When light enters through the transparent conducting electrode and strikes the light-absorbing polymer layer, electricity flows due to formation of pairs of electrons and holes that separate and move to the cathode and anode, respectively. These moving charges are the electrical current (photocurrent) generated by the cell and are collected by the two electrodes, assuming that each type of charge can readily traverse the interface between the polymer-fullerene active layer and the correct electrode to carry away the charge – a significant challenge.
The Northwestern researchers employed a laser deposition technique that coats the anode with a very thin (5–10nanometres thick) and smooth layer of nickel oxide.
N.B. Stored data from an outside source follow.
#if !defined(__HIP_DEVICE_COMPILE__)
namespace host {
typedef unsigned __int128 u128;
inline u64 fmul(u64 a, u64 b) { return (u64)((u128)a * b % gl::P); }
inline u64 fadd(u64 a, u64 b) { return (u64)(((u128)a + b) % gl::P); }
inline u64 fsub(u64 a, u64 b) { return (u64)(((u128)a + gl::P - b % gl::P) % gl::P); }
inline bool const_digits(u64 w, signed char (&d)[LIMBS]) {
    w %= gl::P;
    __int128 rep = w <= 0x7F7F7F7F7F7F7F7Full ? (__int128)w : (__int128)w - (__int128)gl::P;
    for (int a = 0; a < LIMBS; a++) {
        int dg = (int)(rep & 255);
        if (dg >= 128) dg -= 256;
        d[a] = (signed char)dg;
        rep = (rep - dg) / 256;
    }
    return rep == 0;
}
struct Rows { u64 w[4][N_ELEM]; u64 addc[4]; };
inline bool fill_tiles(const Rows &rw, int steps, unsigned char *tiles, unsigned char *cinit) {
    static signed char dig[4][N_ELEM][8][LIMBS];
    for (int o = 0; o < 4; o++)
        for (int e = 0; e < N_ELEM; e++) {
            u64 w = rw.w[o][e] % gl::P;
            for (int b = 0; b < 8; b++) { if (!const_digits(w, dig[o][e][b])) return false; w = fmul(w, 256); }
        }
    for (int q = 0; q < steps; q++)
        for (int o = 0; o < 4; o++)
            for (int limb = 0; limb < LIMBS; limb++)
                for (int k = 0; k < 32; k++) {
                    const int lane = row_of(o, limb) + 32 * (k >> 4), j = k & 15, e = 4 * q + (k >> 3), b = k & 7;
                    tiles[(size_t)q * 1024 + lane * 16 + j] = (unsigned char)dig[o][e][b][limb];
                }
    u64 bias = 0, pw = 1u << 23;
    for (int l = 0; l < LIMBS; l++) { bias = fadd(bias, pw); pw = fmul(pw, 256); }
    for (int h = 0; h < 2; h++)
        for (int i = 0; i < 16; i++) {
            const u64 c = fsub(rw.addc[2 * h + (i >> 3)], bias);
            const u32 v = (1u << 23) + (u32)((c >> (8 * (i & 7))) & 0xFF);
            memcpy(cinit + h * 64 + i * 4, &v, 4);
        }
    return true;
}
struct Linear {
    u64 M[12][12], pre[12][12];
    u64 rc[22][12], after[12];
};
inline bool build_tables(const Linear &L, unsigned char *tab) {
    static u64 R[23][12], G[22], Q[22][12], NP[12][12];
    const auto &M = L.M;
    for (int j = 0; j < 12; j++) R[0][j] = j == 0;
    for (int k = 0; k < 22; k++)
        for (int j = 0; j < 12; j++) {
            u64 a = 0;
            if (j >= 1) for (int i = 0; i < 12; i++) a = fadd(a, fmul(R[k][i], M[i][j]));
            R[k + 1][j] = a;
        }
    for (int d = 0; d < 22; d++) { u64 a = 0; for (int i = 0; i < 12; i++) a = fadd(a, fmul(R[d][i], M[i][0])); G[d] = a; }
    for (int i = 0; i < 12; i++) Q[0][i] = M[i][0] % gl::P;
    for (int d = 0; d + 1 < 22; d++)
        for (int i = 0; i < 12; i++) { u64 a = 0; for (int j = 1; j < 12; j++) a = fadd(a, fmul(M[i][j], Q[d][j])); Q[d + 1][i] = a; }
    for (int i = 0; i < 12; i++) for (int j = 0; j < 12; j++) NP[i][j] = i == j;
    for (int it = 0; it < 22; it++) {
        u64 T[12][12];
        for (int i = 0; i < 12; i++) for (int e = 0; e < 12; e++) { u64 a = 0; for (int j = 1; j < 12; j++) a = fadd(a, fmul(M[i][j], NP[j][e])); T[i][e] = a; }
        memcpy(NP, T, sizeof T);
    }
    static u64 accv[23][12];
    memset(accv, 0, sizeof accv);
    for (int k = 0; k < 22; k++)
        for (int i = 0; i < 12; i++) { u64 a = 0; for (int j = 1; j < 12; j++) a = fadd(a, fmul(M[i][j], fadd(accv[k][j], L.rc[k][j] % gl::P))); accv[k + 1][i] = a; }
    memset(tab, 0, TABLE_BYTES);
    for (int g = 0; g < N_GROUP; g++) {
        Rows rw{};
        for (int o = 0; o < 4; o++) {
            const int k = 4 * g + o;
            if (k >= 22) continue;
            for (int e = 0; e < 12; e++) { u64 a = 0; for (int i = 0; i < 12; i++) a = fadd(a, fmul(R[k][i], L.pre[i][e])); rw.w[o][e] = a; }
            for (int j = 0; j < 4 * g; j++) rw.w[o][12 + j] = G[k - 1 - j];
            rw.addc[o] = fadd(accv[k][0], L.rc[k][0] % gl::P);
        }
        if (!fill_tiles(rw, group_steps(g), tab + (size_t)group_base(g) * 1024, tab + CINIT_OFF + g * 128)) return false;
    }
    for (int f = 0; f < N_FIN; f++) {
        Rows rw{};
        for (int o = 0; o < 4; o++) {
            const int i = 4 * f + o;
            for (int e = 0; e < 12; e++) { u64 a = 0; for (int j = 0; j < 12; j++) a = fadd(a, fmul(NP[i][j], L.pre[j][e])); rw.w[o][e] = a; }
            for (int j = 0; j < 22; j++) rw.w[o][12 + j] = Q[21 - j][i];
            rw.addc[o] = fadd(accv[22][i], L.after[i] % gl::P);
        }
        if (!fill_tiles(rw, FIN_STEPS, tab + (size_t)(N_GROUP_TILES + f * FIN_STEPS) * 1024, tab + CINIT_OFF + (N_GROUP + f) * 128)) return false;
    }
    memcpy(tab + G_OFF, G, 3 * sizeof(u64));
    return true;
}
inline bool build_tables(const u64 *rc, unsigned char *tab) {
    static Linear L;
    memset(&L, 0, sizeof L);
    for (int r = 0; r < 12; r++) for (int j = 0; j < 12; j++) L.M[r][j] = L.pre[r][j] = mds_entry(r, j);
    for (int k = 0; k < 22; k++) L.rc[k][0] = rc[(4 + k) * 12];
    for (int i = 1; i < 12; i++) L.rc[0][i] = rc[4 * 12 + i];
    for (int i = 0; i < 12; i++) L.after[i] = rc[26 * 12 + i];
    if (!build_tables(L, tab)) return false;
    u64 g[3]; memcpy(g, tab + G_OFF, sizeof g);
    return g[0] == G0 && g[1] == G1 && g[2] == G2;
}
inline bool build_tables_gate(const u64 *rcp, unsigned char *tab) {
    static Linear L;
    memset(&L, 0, sizeof L);
    for (int r = 0; r < 12; r++) for (int j = 0; j < 12; j++) L.M[r][j] = L.pre[r][j] = mds_entry(r, j);
    for (int k = 0; k < 22; k++) for (int i = 0; i < 12; i++) L.rc[k][i] = rcp[(4 + k) * 12 + i];
    for (int i = 0; i < 12; i++) L.after[i] = rcp[26 * 12 + i];
    return build_tables(L, tab);
}
inline bool build_tables_p2(const poseidon2::Params &p, unsigned char *tab) {
    static Linear L;
    memset(&L, 0, sizeof L);
    for (int j = 0; j < 12; j++) {
        u64 e[12] = {}, f[12] = {};
        e[j] = f[j] = 1;
        poseidon2::int_layer(e, p); poseidon2::ext_layer_qp(f);
        for (int i = 0; i < 12; i++) { L.M[i][j] = gl::canon(e[i]); L.pre[i][j] = gl::canon(f[i]); }
    }
    for (int k = 0; k < 22; k++) L.rc[k][0] = p.rc_int[k];
    for (int i = 0; i < 12; i++) L.after[i] = p.rc_ext[4 * 12 + i];
    return build_tables(L, tab);
}
inline bool emu_gemm(const unsigned char *tab, int tile0, int cidx, int steps, const u64 *D, u32 (&Z)[4][LIMBS]) {
    for (int o = 0; o < 4; o++)
        for (int limb = 0; limb < LIMBS; limb++) {
            const int row = row_of(o, limb);
            u32 c; memcpy(&c, tab + CINIT_OFF + cidx * 128 + (o >> 1) * 64 + (8 * (o & 1) + limb) * 4, 4);
            long long acc = c;
            for (int q = 0; q < steps; q++)
                for (int k = 0; k < 32; k++) {
                    const int lane = row + 32 * (k >> 4), j = k & 15;
                    const int a = (signed char)tab[(size_t)(tile0 + q) * 1024 + lane * 16 + j];
                    const int bdig = (signed char)(D[4 * q + (k >> 3)] >> (8 * (k & 7)));
                    acc += (long long)a * bdig;
                }
            if (acc < 0 || acc >= (1 << 24)) return false;
            Z[o][limb] = (u32)acc;
        }
    return true;
}
inline bool emu_partial_rounds(u64 (&s)[12], const unsigned char *tab) {
    u64 D[N_ELEM] = {}, y[24], G[3];
    memcpy(G, tab + G_OFF, sizeof G);
    const bool small = G[0] == G0 && G[1] == G1 && G[2] == G2;
    for (int e = 0; e < 12; e++) D[e] = to_digits(s[e]);
    for (int g = 0; g < N_GROUP; g++) {
        u32 Z[4][LIMBS];
        if (!emu_gemm(tab, group_base(g), g, group_steps(g), D, Z)) return false;
        for (int o = 0; o < 4 && 4 * g + o < 22; o++) {
            const int k = 4 * g + o;
            u64 x;
            if (small) {
                u64 lo; u32 top, gg[MAX_GROUP_TERMS];
                recombine_wide(Z[o], lo, top);
                for (int i = 0; i < o; i++) gg[i] = (u32)G[o - 1 - i];
                x = reduce96_terms(lo, top, y + 4 * g, gg, o);
            } else {
                x = recombine(Z[o]);
                for (int j = 4 * g; j < k; j++) x = gl::add(x, gl::mul(y[j], G[k - 1 - j]));
            }
            y[k] = poseidon::sbox7_lane(x);
        }
        for (int o = 0; o < 4 && 4 * g + o < 22; o++) D[12 + 4 * g + o] = to_digits(y[4 * g + o]);
    }
    for (int f = 0; f < N_FIN; f++) {
        u32 Z[4][LIMBS];
        if (!emu_gemm(tab, N_GROUP_TILES + f * FIN_STEPS, N_GROUP + f, FIN_STEPS, D, Z)) return false;
        for (int o = 0; o < 4; o++) s[4 * f + o] = recombine(Z[o]);
    }
    return true;
}
inline bool emu_permute_textbook(u64 (&s)[12], const u64 *rcp, const unsigned char *tab) {
    using namespace poseidon;
    int r = 0;
    for (int k = 0; k < HALF_FULL; k++, r++) {
        for (int i = 0; i < WIDTH; i++) s[i] = sbox7(gl::add_canonical(s[i], rcp[r * WIDTH + i]));
        if (k + 1 < HALF_FULL) mds_layer(s);
    }
    if (!emu_partial_rounds(s, tab)) return false;
    r += 1 + PARTIAL;
    for (int i = 0; i < WIDTH; i++) s[i] = sbox7(s[i]);
    mds_layer(s);
    for (int k = 1; k < HALF_FULL; k++, r++) {
        for (int i = 0; i < WIDTH; i++) s[i] = sbox7(gl::add_canonical(s[i], rcp[r * WIDTH + i]));
        mds_layer(s);
    }
    for (int i = 0; i < WIDTH; i++) s[i] = gl::canon(s[i]);
    return true;
}
inline bool emu_permute(u64 (&s)[12], const u64 *rc, const unsigned char *tab) {
    using namespace poseidon;
    int r = 0;
    for (int k = 0; k < HALF_FULL; k++, r++) {
        for (int i = 0; i < WIDTH; i++) s[i] = gl::add_canonical(s[i], rc[r * WIDTH + i]);
        sbox7_layer(s);
        if (k + 1 < HALF_FULL) mds_layer(s);
    }
    if (!emu_partial_rounds(s, tab)) return false;
    r += 1 + PARTIAL;
    sbox7_layer(s); mds_layer(s);
    for (int k = 1; k < HALF_FULL; k++, r++) {
        for (int i = 0; i < WIDTH; i++) s[i] = gl::add_canonical(s[i], rc[r * WIDTH + i]);
        sbox7_layer(s);
        mds_layer(s);
    }
    for (int i = 0; i < WIDTH; i++) s[i] = gl::canon(s[i]);
    return true;
}
inline bool emu_permute_p2(u64 (&s)[12], const poseidon2::Params &p, const unsigned char *tab) {
    poseidon2::ext_layer_qp(s);
    for (int r = 0; r < 4; r++) {
        for (int i = 0; i < 12; i++) s[i] = gl::add(s[i], p.rc_ext[r * 12 + i]);
        poseidon::sbox7_layer(s);
        if (r < 3) poseidon2::ext_layer_qp(s);
    }
    if (!emu_partial_rounds(s, tab)) return false;
    poseidon::sbox7_layer(s); poseidon2::ext_layer_qp(s);
    for (int r = 5; r < 8; r++) {
        for (int i = 0; i < 12; i++) s[i] = gl::add(s[i], p.rc_ext[r * 12 + i]);
        poseidon::sbox7_layer(s);
        poseidon2::ext_layer_qp(s);
    }
    for (int i = 0; i < 12; i++) s[i] = gl::canon(s[i]);
    return true;
}
template <class F, class Gf>
inline bool selfcheck_with(F plain, Gf emu, int n) {
    u64 seed = 0x243F6A8885A308D3ull;
    for (int t = 0; t < n; t++) {
        u64 a[12], b[12];
        for (int i = 0; i < 12; i++) {
            seed = seed * 6364136223846793005ull + 1442695040888963407ull;
            u64 v = seed ^ (seed >> 29);
            if (t % 7 == 0) v = (i & 1) ? ~0ull - (v & 0xFF) : (v & 0xFF);
            if (t % 11 == 0) v = gl::P - 1 - (v & 3);
            a[i] = b[i] = v;
        }
        plain(a);
        if (!emu(b)) return false;
        for (int i = 0; i < 12; i++) if (a[i] != b[i]) return false;
    }
    return true;
}
inline bool selfcheck(const u64 *rc, const unsigned char *tab, int n = 2000) {
    return selfcheck_with([&](u64 (&s)[12]) { poseidon::permute(s, rc); }, [&](u64 (&s)[12]) { return emu_permute(s, rc, tab); }, n);
}
inline bool selfcheck_gate(const u64 *rcp, const unsigned char *tab, int n = 2000) {
    return selfcheck_with([&](u64 (&s)[12]) { for (int i = 0; i < 12; i++) s[i] = gl::canon(s[i]); poseidon::permute_textbook(s, rcp); },
                          [&](u64 (&s)[12]) { for (int i = 0; i < 12; i++) s[i] = gl::canon(s[i]); return emu_permute_textbook(s, rcp, tab); }, n);
}
inline bool selfcheck_p2(const poseidon2::Params &p, const unsigned char *tab, int n = 2000) {
    return selfcheck_with([&](u64 (&s)[12]) { poseidon2::permute_qp(s, p); }, [&](u64 (&s)[12]) { return emu_permute_p2(s, p, tab); }, n);
}
}
inline bool build_tables(const u64 *rc, unsigned char *tab) { return host::build_tables(rc, tab); }
inline bool host_selfcheck(const u64 *rc, const unsigned char *tab, int n = 2000) { return host::selfcheck(rc, tab, n); }
inline bool build_tables_gate(const u64 *rcp, unsigned char *tab) { return host::build_tables_gate(rcp, tab); }
inline bool host_selfcheck_gate(const u64 *rcp, const unsigned char *tab, int n = 2000) { return host::selfcheck_gate(rcp, tab, n); }
inline bool build_tables_p2(const poseidon2::Params &p, unsigned char *tab) { return host::build_tables_p2(p, tab); }
inline bool host_selfcheck_p2(const poseidon2::Params &p, const unsigned char *tab, int n = 2000) { return host::selfcheck_p2(p, tab, n); }
#else
bool build_tables(const u64 *, unsigned char *);
bool host_selfcheck(const u64 *, const unsigned char *, int n = 2000);
bool build_tables_p2(const poseidon2::Params &, unsigned char *);
bool build_tables_gate(const u64 *, unsigned char *);
bool host_selfcheck_gate(const u64 *, const unsigned char *, int n = 2000);
bool host_selfcheck_p2(const poseidon2::Params &, const unsigned char *, int n = 2000);
#endif
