__global__ __launch_bounds__(256) void msm_seg_quad_kernel(const XYZZ29 *__restrict__ buckets, XYZZ29 *__restrict__ seg_out, uint32_t B, uint32_t L,
                                                           uint32_t nseg_total, uint32_t lo_bits, uint32_t tree) {
    H2_TAIL_PRIORITY();
    __shared__ XYZZ29 sh[64];
    const uint32_t lane = threadIdx.x & 63u, q = lane & 3u, qi = threadIdx.x >> 2;
    uint32_t g = blockIdx.x * 64 + qi;
    const bool live = g < nseg_total;
    if (!live) g = nseg_total - 1;
    uint32_t per = B / L, w = g / per, lo = (g - w * per) * L;
    const XYZZ29 *bw = buckets + (size_t)w * B;
    Fq29 run = Fq29::zero(), acc = Fq29::zero();
    for (int b = (int)(lo + L) - 1; b >= (int)lo; --b) {
        run = quad_xyzz_add(run, quad_load(bw + b, q), lane);
        acc = quad_xyzz_add(acc, run, lane);
    }
    acc = quad_xyzz_add(acc, quad_xyzz_small_mul(run, lo, lo_bits, lane), lane);
    if (!tree) {
        if (live) quad_store(seg_out + g, q, acc);
        return;
    }
    if (!live) acc = Fq29::zero();
    quad_store(&sh[qi], q, acc);
    __syncthreads();
    for (uint32_t d = 32; d >= 1; d >>= 1) {
        Fq29 other = quad_load(&sh[(qi + d) & 63u], q);
        Fq29 sum = quad_xyzz_add(acc, other, lane);
        __syncthreads();
        if (qi < d) {
            acc = sum;
            quad_store(&sh[qi], q, acc);
        }
        __syncthreads();
    }
    if (qi == 0) quad_store(seg_out + blockIdx.x, q, acc);
}
template <int THREADS>
__global__ __launch_bounds__(THREADS) void msm_winsum_quad_kernel(const XYZZ29 *__restrict__ seg, XYZZ29 *__restrict__ win_out, uint32_t per) {
    H2_TAIL_PRIORITY();
    constexpr uint32_t NQ = THREADS / 4;
    __shared__ XYZZ29 sh[NQ];
    const uint32_t lane = threadIdx.x & 63u, q = lane & 3u, qi = threadIdx.x >> 2, w = blockIdx.x;
    Fq29 acc = Fq29::zero();
    const uint32_t rounds = (per + NQ - 1) / NQ;
    for (uint32_t r = 0; r < rounds; ++r) {
        uint32_t i = qi + NQ * r;
        Fq29 v = i < per ? quad_load(seg + (size_t)w * per + i, q) : Fq29::zero();
        acc = rounds == 1 ? v : quad_xyzz_add(acc, v, lane);
    }
    quad_store(&sh[qi], q, acc);
    __syncthreads();
    uint32_t d0 = NQ / 2;
    while (d0 > 1 && d0 >= per) d0 >>= 1;
    if (per <= 1) d0 = 0;
    for (uint32_t d = d0; d >= 1; d >>= 1) {
        Fq29 other = qi + d < NQ ? quad_load(&sh[qi + d], q) : Fq29::zero();
        Fq29 sum = quad_xyzz_add(acc, other, lane);
        __syncthreads();
        if (qi < d) {
            acc = sum;
            quad_store(&sh[qi], q, acc);
        }
        __syncthreads();
    }
    if (qi == 0) quad_store(win_out + w, q, acc);
}

__global__ __launch_bounds__(256) void msm_fold_quad_kernel(const XYZZ29 *__restrict__ win, uint32_t Wr, uint32_t c, XYZZ *__restrict__ out) {
    H2_TAIL_PRIORITY();
    __shared__ XYZZ29 sh[64];
    const uint32_t lane = threadIdx.x & 63u, q = lane & 3u, qi = threadIdx.x >> 2;
    Fq29 p = qi < Wr ? quad_load(win + qi, q) : Fq29::zero();
    const uint32_t max_dbl = c * (Wr - 1);
    for (uint32_t i = 0; i < max_dbl; ++i) {
        Fq29 d = quad_xyzz_double(p, lane);
        p = f29_select(i < c * qi && qi < Wr, d, p);
    }
    quad_store(&sh[qi], q, p);
    __syncthreads();
    for (uint32_t d = 32; d >= 1; d >>= 1) {
        Fq29 other = quad_load(&sh[(qi + d) & 63u], q);
        Fq29 sum = quad_xyzz_add(p, other, lane);
        __syncthreads();
        if (qi < d) {
            p = sum;
            quad_store(&sh[qi], q, p);
        }
        __syncthreads();
    }
    if (qi == 0) {
        const bool id = quad_is_identity(p, lane);
        Fq v = id ? Fq::zero() : f29_to_sat(p);
        reinterpret_cast<Fq *>(out)[q] = v;
    }
}

__global__ __launch_bounds__(64) void msm_cols_out_kernel(const XYZZ29 *__restrict__ win, uint32_t ncols, XYZZ *__restrict__ out) {
    H2_TAIL_PRIORITY();
    uint32_t col = blockIdx.x * blockDim.x + threadIdx.x;
    if (col < ncols) out[col] = xyzz29_to_sat(win[col]);
}

int msm_reduce_cols(h2hip_ctx *ctx, const h2hip_bases *bases, uint32_t c, const XYZZ29 *buckets, uint32_t ncols, XYZZ *out) {
    hipStream_t st = ctx->stream;
    const bool precomp = bases->tables > 1;
    H2_REQUIRE(ncols >= 1 && ncols <= 64 && (ncols == 1 || precomp), "1..64 bucket sets (several need precomputed bases)");
    const uint32_t Wcol = (255 + c - 1) / c, B = 1u << (c - 1);
    uint32_t L = (uint32_t)ctx->msm_seg;
    if (L > B) L = B;
    const uint32_t Wr = precomp ? ncols : Wcol;
    const uint32_t nseg = Wr * (B / L);
    XYZZ29 *seg, *win, *presum = nullptr;
    H2_CHK(ws_reserve(ctx, h2hip_ctx::WS_SEG, sizeof(XYZZ29) * nseg, (void **)&seg));
    H2_CHK(ws_reserve(ctx, h2hip_ctx::WS_WIN, sizeof(XYZZ29) * 64, (void **)&win));
    const uint32_t rows = precomp ? Wcol : 1;
    const uint32_t pre_rows = (rows + 3) / 4;
    if (precomp && rows > 1) H2_CHK(ws_reserve(ctx, h2hip_ctx::WS_TMP0, sizeof(XYZZ29) * B * (size_t)ncols * (pre_rows + 1), (void **)&presum));
    const XYZZ29 *red_in = buckets;
    if (precomp && rows > 1) {
        prof_begin(ctx, "msm_presum_kernel");
        if (rows <= 4) {
            hipLaunchKernelGGL(msm_presum_kernel, dim3((B + 63) / 64, ncols), dim3(64), 0, st, buckets, presum, B, rows, rows);
        } else {
            XYZZ29 *stage1 = presum + (size_t)ncols * B;
            hipLaunchKernelGGL(msm_presum_kernel, dim3((B * pre_rows + 63) / 64, ncols), dim3(64), 0, st, buckets, stage1, B, rows, 4u);
            hipLaunchKernelGGL(msm_presum_kernel, dim3((B + 63) / 64, ncols), dim3(64), 0, st, (const XYZZ29 *)stage1, presum, B, pre_rows, pre_rows);
        }
        prof_end(ctx);
        red_in = presum;
    }
    const bool quad_reduce = ctx->msm_quad_tails && nseg <= (uint32_t)ctx->msm_quad_seg_max;
    if (quad_reduce) {
        uint32_t lo_bits = 0;
        while ((1u << lo_bits) < B) ++lo_bits;
        const uint32_t per = B / L;
        const uint32_t tree = (per % 64 == 0) ? 1u : 0u;
        prof_begin(ctx, "msm_seg_kernel");
        hipLaunchKernelGGL(msm_seg_quad_kernel, dim3((nseg + 63) / 64), dim3(256), 0, st, red_in, seg, B, L, nseg, lo_bits, tree);
        prof_end(ctx);
        prof_begin(ctx, "msm_winsum_kernel");
        const uint32_t wper = tree ? per / 64 : per;
        if (wper <= 128)
            hipLaunchKernelGGL(msm_winsum_quad_kernel<256>, dim3(Wr), dim3(256), 0, st, (const XYZZ29 *)seg, win, wper);
        else
            hipLaunchKernelGGL(msm_winsum_quad_kernel<1024>, dim3(Wr), dim3(1024), 0, st, (const XYZZ29 *)seg, win, wper);
        prof_end(ctx);
    } else {
        prof_begin(ctx, "msm_seg_kernel");
        hipLaunchKernelGGL(msm_seg_kernel, dim3((nseg + 63) / 64), dim3(64), 0, st, red_in, seg, B, L, nseg);
        prof_end(ctx);
        prof_begin(ctx, "msm_winsum_kernel");
        hipLaunchKernelGGL(msm_winsum_kernel, dim3(Wr), dim3(1024), 0, st, (const XYZZ29 *)seg, win, B / L);
        prof_end(ctx);
    }
    prof_begin(ctx, "msm_fold_kernel");
    if (precomp) {
        hipLaunchKernelGGL(msm_cols_out_kernel, dim3(1), dim3(64), 0, st, (const XYZZ29 *)win, ncols, out);
    } else if (ctx->msm_quad_tails) {
        hipLaunchKernelGGL(msm_fold_quad_kernel, dim3(1), dim3(256), 0, st, (const XYZZ29 *)win, Wr, c, out);
    } else {
        hipLaunchKernelGGL(msm_fold_kernel, dim3(1), dim3(64), 0, st, (const XYZZ29 *)win, Wr, c, out);
    }
    prof_end(ctx);
    H2_HIPCHK(hipGetLastError());
    return H2HIP_OK;
}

This material is an excellent conductor for extracting holes from the irradiated cell but, equally important, is an efficient 'blocker' which prevents misdirected electrons from straying to the ‘wrong’ electrode (the anode), which would compromise the cell energy conversion efficiency (Fig.1).
In contrast to earlier approaches for anode coating, the Northwestern nickel oxide coating is cheap, electrically homogeneous and non-corrosive. In the case of model bulk-heterojunction cells, the Northwestern team has increased the cell voltage by approximately 40percent and the power conversion efficiency from approximately 3 to 4percent to 5.2 to 5.6percent.
The researchers currently are working on further tuning the anode coating technique for increased hole extraction and electron blocking efficiency and moving to production-scaling experiments on flexible substrates.